European Central Bank (ECB) is driving the digital euro initiative to modernize payments, ensure monetary sovereignty, and complement, not replace, cash. Following completed technical preparations, the project entered a two-year preparation phase in November 2023. A potential rollout is targeted for 2029, with pilot projects expected in 2027 pending legislative approval.
Overview
• On 28 June, the European Commission proposed legislation to create a legal framework for a digital euro.
• The digital euro would be a central bank–issued digital currency designed to complement cash.
• It aims to strengthen European retail payments and support the euro’s international role.
Objectives
• Maintain public access to central bank money in a digital economy.
• Respond to declining cash use.
• Promote financial inclusion, competition, and innovation.
• Enable payments where cash cannot be used, such as online.
Relationship with Cash
• The digital euro will not replace physical cash.
• It is meant to coexist with banknotes and coins.
• A parallel proposal protects cash’s legal tender status and accessibility.
• Users remain free to choose their payment method.
Regulatory Framework
• The draft regulation covers:
o Legal tender status
o Privacy and data protection
o Anti-money laundering rules
o Distribution and access
o Financial stability
o International use
• The framework is “enabling,” setting core rules without fixing final design details.
Digital Euro vs. Bank Deposits
• Digital euro:
o Issued by the ECB
o Liability of the central bank
o Similar in nature to cash
• Bank account money:
o Issued by commercial banks
o Private-sector liability
• The digital euro may allow offline, proximity payments.
Access and User Services
• Provided through banks and authorized payment providers.
• Alternatives available for people without bank accounts.
• Users can switch providers.
• Basic services for individuals are free, including:
o Account management
o Balance checks
o Funding and withdrawals
o Transfers and payments
Privacy Protections
• User data handled by service providers, not the ECB.
• The ECB will not see users’ identities.
• Offline payments offer privacy similar to cash.
Holding Limits
• Limits may be set to:
o Protect monetary and financial stability
o Prevent money laundering
o Fight terrorism financing
Programmability
• No automatic restrictions on how money is spent.
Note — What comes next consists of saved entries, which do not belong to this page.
static int g_gemm_mode = -1;
static int gemm_mode() {
  if (g_gemm_mode < 0) {
    const char* e = std::getenv("DPI_GEMM");
    g_gemm_mode = !e ? DPI_GEMM_AUTO : std::strcmp(e, "f16x3") == 0 ? DPI_GEMM_F16X3
                                   : std::strcmp(e, "f32") == 0   ? DPI_GEMM_F32
                                                                  : DPI_GEMM_AUTO;
  }
  return g_gemm_mode;
}
static int net_mode(dpi_net net) { return (net && net->precision >= 0) ? net->precision : gemm_mode(); }
static bool mlp_split(dpi_net net) { return net_mode(net) != DPI_GEMM_F32; }
static bool pis_x3(dpi_net net) { return net_mode(net) != DPI_GEMM_F32; }
static int* net_status(dpi_net net) {
  return (net && net->finite && net->status) ? net->status + (size_t)net->slot * STATUS_STRIDE : nullptr;
}

extern "C" int dpi_set_gemm_precision(int mode) {
  if (mode != DPI_GEMM_F32 && mode != DPI_GEMM_F16X3 && mode != DPI_GEMM_AUTO)
    return fail(DPI_ERR_ARG, "gemm precision: 0 = fp32, 1 = fp16-split, 2 = auto");
  g_gemm_mode = mode;
  return 0;
}

template <class F>
static void with_epi(int epi, F f) {
  if (epi == EPI_BIAS)
    f(std::integral_constant<int, EPI_BIAS>{});
  else if (epi == EPI_BIAS_ELU)
// ... 142 lines not shown
  gemm(EPI_BIAS_ELU, R, C, 2 * C, rows + L.E, ld, pd.te0, 2 * C, rows + L.T1, ld, pd.te0b, nullptr, 0, st);
  gemm(EPI_BIAS, R, C, C, rows + L.T1, ld, pd.te2, C, rows + L.IN, ld, pd.te2b, nullptr, 0, st);
  int hs = L.H0, ho = L.H1;
  gemm(EPI_BIAS_ELU, R, C, 2 * C, rows + L.E, ld, pd.sn0, 2 * C, rows + hs, ld, pd.sn0b, nullptr, 0, st);
  for (int j = 0; j < pd.nsm; ++j) {
    gemm(EPI_BIAS_ELU, R, C, C, rows + hs, ld, pd.sn[j], C, rows + ho, ld, pd.snb[j], nullptr, 0, st);
    std::swap(hs, ho);
  }
  int in = C + nx;
  const float* a = rows + L.IN;
  for (int l = 0; l < pd.L; ++l) {
    gemm(EPI_BIAS_ELU, R, pd.h[l], in, a, ld, pd.nn[l], in, rows + L.A[l], ld, pd.nnb[l], nullptr, 0, st);
    a = rows + L.A[l];
    in = pd.h[l];
  }
  gemm(EPI_BIAS, R, nx, in, a, ld, pd.nn[pd.L], in, rows + L.NO, ld, pd.nnb[pd.L], nullptr, 0, st);
  L.H0 = hs;
  if (!vjp) return L;
  int dcur = L.D0, dnext = L.D1;
  gemm(EPI_DELU, R, pd.h[pd.L - 1], nx, rows + L.IN + PIS_IN_OFF, ld, pd.nnT[pd.L], nx, rows + dcur, ld, nullptr,
       rows + L.A[pd.L - 1], ld, st);
  for (int l = pd.L - 1; l >= 1; --l) {
    gemm(EPI_DELU, R, pd.h[l - 1], pd.h[l], rows + dcur, ld, pd.nnT[l], pd.h[l], rows + dnext, ld, nullptr,
         rows + L.A[l - 1], ld, st);
    std::swap(dcur, dnext);
  }
  gemm(EPI_BIAS, R, nx, pd.h[0], rows + dcur, ld, pd.nnT[0], pd.h[0], rows + L.GX, ld, nullptr, nullptr, 0, st);
  L.H0 = hs;
  return L;
}

extern "C" size_t dpi_workspace_bytes(dpi_problem p, dpi_net net, int n, int M) {
  if (!p || n < 0 || M < 0) return 0;
  return ws_layout(net, n, M, 1 + p->e.nx).total;
}
extern "C" size_t dpi_workspace_bytes_prepared(dpi_problem p, dpi_net net, int n, int M) {
  if (!p || n < 0 || M < 0) return 0;
  return ws_layout(net, n, M, 1 + p->e.nx, gbm_noise_prep(p, net)).total;
}

static SampleSpec sample_spec(dpi_problem p, uint64_t seed, uint32_t epoch, uint32_t point_base, float eps,
                              int t_factors, float* tx) {
  SampleSpec s;
  s.tx = tx;
  s.k0 = (uint32_t)seed;
  s.k1 = (uint32_t)(seed >> 32);
  s.c3t = DPI_TAG_T | (epoch << 8);
  s.c3x0 = DPI_TAG_X0 | (epoch << 8);
  s.c3x = DPI_TAG_X | (epoch << 8);
  s.point_base = point_base;
  s.eps = eps;
  s.alpha_init_sqrt = p->alpha_init_sqrt;
  s.t_factors = t_factors;
  return s;
}

extern "C" int dpi_sample_points(dpi_problem p, int n, uint64_t seed, uint32_t epoch, uint32_t point_base, float eps,
                      float* tx, void* stream) {
  return dpi_sample_points_t(p, n, seed, epoch, point_base, eps, 0, tx, stream);
}

extern "C" int dpi_sample_points_t(dpi_problem p, int n, uint64_t seed, uint32_t epoch, uint32_t point_base, float eps,
                                   int t_factors, float* tx, void* stream) {
  if (!p || (!tx && n) || n < 0 || epoch > 0xFFFFFFu || t_factors < 0 || t_factors > 4096)
    return fail(DPI_ERR_ARG, "sample_points: bad arguments (t_factors in [0, 4096])");
  if (n == 0) return 0;
  const int nb = (p->e.nx + 3) >> 2;
  const int total = n * nb;
  const SampleSpec s = sample_spec(p, seed, epoch, point_base, eps, t_factors, tx);
  dim3 grid((total + 255) / 256), block(256);
  hipStream_t st = (hipStream_t)stream;
  switch (p->e.kind) {
    case DPI_EQ_CHA:
      hipLaunchKernelGGL(k_sample_points<DPI_EQ_CHA>, grid, block, 0, st, p->e, n, s);
      break;
    case DPI_EQ_OU:
      hipLaunchKernelGGL(k_sample_points<DPI_EQ_OU>, grid, block, 0, st, p->e, n, s);
      break;
    case DPI_EQ_GBM:
      hipLaunchKernelGGL(k_sample_points<DPI_EQ_GBM>, grid, block, 0, st, p->e, n, s);
      break;
    default:
      return fail(DPI_ERR_UNSUPPORTED, "sample_points: equation kind");
  }
  HIPCHK(hipGetLastError());
  return 0;
}

static bool runs_general(const dpi_problem_s* p, const dpi_net_s* net) {
  return net->d.kind == 1 && net->gen && !(net->spec && spec_shape(p->e.kind, net->d.H, net->d.L));
}
static int general_refusal(const dpi_problem_s* p, const dpi_net_s* net, bool td, bool hess) {
  if (net->term) {
    const char* pre = "a terminal-enforcing network (PicardSolutionEnforceTerminal) runs the general MLP family, which ";
    if (p->e.kind == DPI_EQ_GBM)
      return fail(DPI_ERR_UNSUPPORTED, std::string(pre) + "serves Cha and OU problems only: GBM has no terminal-enforcing "
                                                          "instance");
    if (hess) return fail(DPI_ERR_UNSUPPORTED, std::string(pre) + "has no Hessian labels");
    if (p->e.nx > NXP_MAX)
      return fail(DPI_ERR_UNSUPPORTED, std::string(pre) + "is compiled for nx <= 128 (NXP_MAX)");
    if (td)
      return fail(DPI_ERR_UNSUPPORTED, std::string(pre) + "has no TD estimators (ESTIMATE_DELTA_T > 0)");
    return 0;
  }
  if (net->head) {
    const char* pre = "a ValueGradient / OnlyGradient network (a gradient head) runs the general MLP family, which ";
    if (p->e.kind == DPI_EQ_GBM)
      return fail(DPI_ERR_UNSUPPORTED, std::string(pre) + "serves Cha and OU problems only: GBM needs the Hessian of u, "
                                                          "which a gradient head does not give");
    if (hess) return fail(DPI_ERR_UNSUPPORTED, std::string(pre) + "has no Hessian labels");
    if (p->e.nx > NXP_MAX)
      return fail(DPI_ERR_UNSUPPORTED, std::string(pre) + "is compiled for nx <= 128 (NXP_MAX)");
    if (td)
      return fail(DPI_ERR_UNSUPPORTED, std::string(pre) + "has no TD estimators (ESTIMATE_DELTA_T > 0)");
    return 0;
  }
  const char* pre = "this network has no specialised kernel instance and the general MLP family (up to 8 hidden "
                    "layers of width 256) ";
  if (p->e.kind == DPI_EQ_GBM)
    return fail(DPI_ERR_UNSUPPORTED, std::string(pre) + "serves Cha and OU problems only: GBM nets need one of its compiled "
                                                        "shapes (widths <= 64, at most 3 hidden layers)");
  if (hess) return fail(DPI_ERR_UNSUPPORTED, std::string(pre) + "has no Hessian labels");
  if (p->e.nx > NXP_MAX)
// ... 228 lines not shown
  return 0;
}

static bool fused_reduce_on() { return env_int("DPI_FUSED_REDUCE", 1) != 0; }

static int path_order() { return env_int("DPI_ORDER", 0); }

static size_t hess_extra(int n, int M, int nx, size_t* moff);
static int label_args(dpi_problem p, dpi_net net, const float* tx, int n, int M, int K, uint64_t seed,
                      uint32_t epoch, uint32_t point_base, int m_begin, int m_end, int flags, bool need_moments,
                      const float* moments, void* ws, size_t ws_bytes, WsLayout* w, PathArgs* pa, bool hess = false) {
  const bool prepared = !need_moments || (flags & DPI_PREPARED);
  int rc = check_pair(p, net);
  if (rc) return rc;
  if (hess && runs_general(p, net)) return general_refusal(p, net, false, true);
  if (hess && p->e.kind != DPI_EQ_GBM)
    return fail(DPI_ERR_UNSUPPORTED, "Hessian labels need a SimpleDiffusionEquationWithHessian (GBMEquationComplexExact)");
  if (hess && net->d.kind == 2) return fail(DPI_ERR_UNSUPPORTED, "Hessian labels: MLP or ZeroSolution networks only");
  if (n < 0 || (n && (!tx || !ws || (need_moments && !moments))) || K < 1 || M < 1 || m_begin < 0 || m_end > M ||
      m_end <= m_begin || (m_begin % P) || ((m_end % P) && m_end != M) || !(flags & DPI_BOTH) ||
      (flags & ~(DPI_BOTH | DPI_PREPARED)) || epoch > 0xFFFFFFu)
    return fail(DPI_ERR_ARG,
                hess ? "Hessian labels: bad arguments (m range within [0, M], m_begin a multiple of 64, m_end a "
                       "multiple of 64 or M; K >= 1, flags in DPI_TERMINAL | DPI_INTEGRAL | DPI_PREPARED)"
                     : "label_moments: bad arguments (m range within [0, M], m_begin a multiple of 64, m_end a "
                       "multiple of 64 or M; K >= 1)");
  if (n == 0) return 0;
  const int F = 1 + p->e.nx;
  const int nbp = (m_end - m_begin + P - 1) / P;
  if (nbp > DPI_PATHS_PER_CALL_MAX / P)
    return fail(DPI_ERR_ARG, std::string(hess ? "Hessian labels" : "label_moments") +
                                 ": at most DPI_PATHS_PER_CALL_MAX paths per call");
  const bool noise = prepared && gbm_noise_prep(p, net);
  *w = ws_layout(net, n, M, F, noise);
  if (hess) {
    size_t moff;
    if (ws_bytes < al256(w->total) + hess_extra(n, M, p->e.nx, &moff))
      return fail(DPI_ERR_WORKSPACE, noise ? "workspace too small (dpi_workspace_bytes_hessians_prepared)"
                                           : "workspace too small (dpi_workspace_bytes_hessians)");
  } else if (ws_bytes < w->total)
    return fail(DPI_ERR_WORKSPACE, prepared ? "workspace too small (prepared calls: dpi_workspace_bytes_prepared)"
                                            : "workspace too small");
  char* b = (char*)ws;
  PathArgs& a = *pa;
  std::memset(&a, 0, sizeof(a));
  a.tx = tx;
  a.gx = (const float*)(b + w->gx);
  a.fb = (const float*)(b + w->fb);
  a.bx = (const float*)(b + w->bx);
  a.hb = (const float*)(b + w->hb);
  a.partial = (float*)(b + w->partial);
  a.n = n;
  a.nbp = nbp;
  a.m_begin = m_begin;
  a.m_end = m_end;
  a.K = K;
  a.flags = flags & DPI_BOTH;
  a.k0 = (uint32_t)seed;
  a.k1 = (uint32_t)(seed >> 32);
  a.c3t = DPI_TAG_TERM | (epoch << 8);
  a.c3s = DPI_TAG_S | (epoch << 8);
  a.c3i = DPI_TAG_INT | (epoch << 8);
  a.c3q = DPI_TAG_SDGD | (epoch << 8);
  a.point_base = point_base;
  a.order = path_order();
  a.split = mlp_split(net) ? 1 : 0;
  a.td_dt = p->td_dt;
  return 0;
}

static void arm_fused_reduce(PathArgs& a, dpi_net net, void* ws, const WsLayout& w, int M, int flags, float* moments,
                             float* y, float bound) {
  a.tickets = (int*)((char*)ws + w.tk);
  a.rd_moments = moments;
  a.rd_y = y;
  a.rd_status = net_status(net);
  a.rd_invM = 1.0f / (float)M;
  a.rd_bound = bound;
  a.rd_add_g = (flags & DPI_TERMINAL) ? 1 : 0;
}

• Users control how they use their funds.
• Conditional payments are possible.
Legislative Process and Next Steps
• The proposal follows extensive consultations.
• It requires approval by the European Parliament and Council.
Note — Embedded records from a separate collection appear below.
@@ -2113,6 +2130,17 @@
             for (int a = 0; a < 3; a++) { scene->smallExtraPoints.push_back(desc->spheres[i].center_world[a] + sign * std::fabs(desc->spheres[i].radius) * 1.001f); }
         }
     }
+    scene->smallEmitterPrims.assign((size_t)desc->n_triangles, 0);
+    scene->smallSphereLights.clear();
+    for (const DLight &light : lights) {
+        if (light.kind == 0 && light.index >= 0 && (size_t)light.index < scene->smallEmitterPrims.size()) { scene->smallEmitterPrims[(size_t)light.index] = 1; }
+        if (light.kind == 1) {
+            for (int a = 0; a < 3; a++) { scene->smallSphereLights.push_back(desc->spheres[light.index].center_sample[a]); }
+            scene->smallSphereLights.push_back(desc->spheres[light.index].radius);
+            for (int a = 0; a < 3; a++) { scene->smallSphereLights.push_back(desc->spheres[light.index].center_world[a]); }
+            scene->smallSphereLights.push_back(desc->spheres[light.index].radius);
+        }
+    }
     if ((status = rebuildSmallItems(scene)) != hipSuccess) { return fail_cleanup(status, "upload the phase-1 records"); }
     scene->mfmaPhase1 = false;
     std::memset(&scene->mfmaFrame, 0, sizeof scene->mfmaFrame);
@@ -2363,13 +2391,21 @@
         } else
 #endif
         if (scene->smallLayout.nQuads > 0 && ldsMaterials) {
-            if (traits.lambertianTriangles) { withBool(count, [&](auto COUNT) { run(k_path_small<true, COUNT, TraitsLambertianTriangles, false, true>); }); }
-            else if (traits.lambertianPlasticSpheres) { withBool(count, [&](auto COUNT) { run(k_path_small<true, COUNT, TraitsLambertianPlasticSpheres, false, true>); }); }
-            else if (traits.roughBeckmann && !count) { run(k_path_small<true, false, TraitsRoughBeckmann, false, true>); }
-            else if (traits.roughGgx && !count) { run(k_path_small<true, false, TraitsRoughGgx, false, true>); }
-            else if (traits.smoothSet && !count) { run(k_path_small<true, false, TraitsSmooth, false, true>); }
-            else if (traits.triangleLit && !count) { run(k_path_small<true, false, TraitsTriangleLit, false, true>); }
-            else { withBool(count, [&](auto COUNT) { run(k_path_small<true, COUNT, TraitsAll, false, true>); }); }
+            const auto quadsKernel = [&](auto COUNT, auto traitsTag) -> void (*)(RenderParams, SmallTris) {
+                using TRAITS = typename decltype(traitsTag)::type;
+                if (kSmallPrunes<decltype(COUNT)::value, TRAITS>) {
+                    params.smallQuads = scene->smallLayout.nQuads | scene->smallLayout.shadowQuadPairs << 16 | scene->smallLayout.shadowLonePairs << 24;
+                }
+                return k_path_small<true, decltype(COUNT)::value, TRAITS, false, true>;
+            };
+            const std::false_type plain{};
+            if (traits.lambertianTriangles) { withBool(count, [&](auto COUNT) { run(quadsKernel(COUNT, TraitsTag<TraitsLambertianTriangles>())); }); }
+            else if (traits.lambertianPlasticSpheres) { withBool(count, [&](auto COUNT) { run(quadsKernel(COUNT, TraitsTag<TraitsLambertianPlasticSpheres>())); }); }
+            else if (traits.roughBeckmann && !count) { run(quadsKernel(plain, TraitsTag<TraitsRoughBeckmann>())); }
+            else if (traits.roughGgx && !count) { run(quadsKernel(plain, TraitsTag<TraitsRoughGgx>())); }
+            else if (traits.smoothSet && !count) { run(quadsKernel(plain, TraitsTag<TraitsSmooth>())); }
+            else if (traits.triangleLit && !count) { run(quadsKernel(plain, TraitsTag<TraitsTriangleLit>())); }
+            else { withBool(count, [&](auto COUNT) { run(quadsKernel(COUNT, TraitsTag<TraitsAll>())); }); }
         } else if (traits.lambertianTriangles) {
             withBool(ldsMaterials, [&](auto LDS_MATERIALS) { withBool(count, [&](auto COUNT) { run(k_path_small<LDS_MATERIALS, COUNT, TraitsLambertianTriangles>); }); });
         } else if (traits.lambertianPlasticSpheres && ldsMaterials) {
@@ -3454,6 +3490,38 @@
     return PATHED_OK;
 }
 
+int pathed_hip_debug_shadow_candidates(PathedScene *scene, const float *rays, size_t n, uint64_t *out, int32_t *layout, uint64_t *never_occluders)
+{
+    if (!scene) { return fail(PATHED_E_INVALID, "null scene"); }
+    if (scene->instanced) { return fail(PATHED_E_UNSUPPORTED, "the all-triangles intersector's hook does not serve scenes with instances"); }
+    if (!scene->bruteForce || scene->device.nTris < 1) { return fail(PATHED_E_UNSUPPORTED, "the all-triangles intersector serves scenes of 1..64 triangles"); }
+    if (!layout || !never_occluders) { return fail(PATHED_E_INVALID, "null layout or never-occluder buffer"); }
+    layout[0] = scene->smallLayout.nQuads;
+    layout[1] = scene->smallLayout.nLone;
+    layout[2] = scene->smallLayout.shadowQuadPairs;
+    layout[3] = scene->smallLayout.shadowLonePairs;
+    *never_occluders = scene->smallLayout.neverOccluders;
+    if (n == 0) { return PATHED_OK; }
+    if (!rays || !out) { return fail(PATHED_E_INVALID, "null ray or output buffer"); }
+    if (n > (size_t)1 << 24) { return fail(PATHED_E_INVALID, "too many rays in one call"); }
+    SELECT_DEVICE(scene);
+    const size_t padded = (n + kBlock - 1) / kBlock * kBlock;
+    std::vector<float> hostRays(padded * 10, 0.f);
+    std::memcpy(hostRays.data(), rays, n * 10 * sizeof(float));
+    for (size_t i = n; i < padded; i++) { hostRays[10 * i + 5] = 1.f; hostRays[10 * i + 8] = 1.f; }
+    DeviceBuffer<float> deviceRays;
+    DeviceBuffer<unsigned long long> deviceOut;
+    HIP_TRY(deviceRays.upload(hostRays));
+    HIP_TRY(deviceOut.allocate(n * 2));
+    hipLaunchKernelGGL(k_debug_shadow_candidates, dim3((unsigned)(padded / kBlock)), dim3(kBlock), 0, nullptr, scene->device, scene->smallItems,
+                       scene->smallLayout.nQuads, scene->smallLayout.kappaT, scene->smallLayout.shadowQuadPairs, scene->smallLayout.shadowLonePairs,
+                       scene->itemTris.ptr, deviceRays.ptr, (int)n, deviceOut.ptr);
+    HIP_TRY(hipGetLastError());
+    HIP_TRY(hipDeviceSynchronize());
+    HIP_TRY(hipMemcpy(out, deviceOut.ptr, n * 2 * sizeof(unsigned long long), hipMemcpyDeviceToHost));
+    return PATHED_OK;
+}
+
 int pathed_hip_debug_camera_masks(PathedScene *scene, uint64_t *out, size_t n_pixels)
 {
     if (!scene || !out) { return fail(PATHED_E_INVALID, "null scene or output buffer"); }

• After adoption, the ECB will decide:
o Whether to issue the digital euro
o When to launch it
o Which design features to adopt
Complementary Measures
• A separate proposal ensures continued access to cash.
• Together, both initiatives aim to guarantee reliable access to public money in all forms.
Website: https://www.ecb.europa.eu/euro/digital_euro/html/index.en.html #prof
Key aspects of the digital euro :
• Strategic Priority: Aimed at strengthening Europe’s financial independence amidst rising private digital currencies and foreign payment solutions.
• Key Features: Designed to be a free-of-charge, secure, and instant method for both online and offline payments across the euro area.
• Privacy & Control: Addressing concerns regarding data privacy, the ECB has emphasized that the digital euro will offer high privacy, though not full anonymity, while serving as a public form of money.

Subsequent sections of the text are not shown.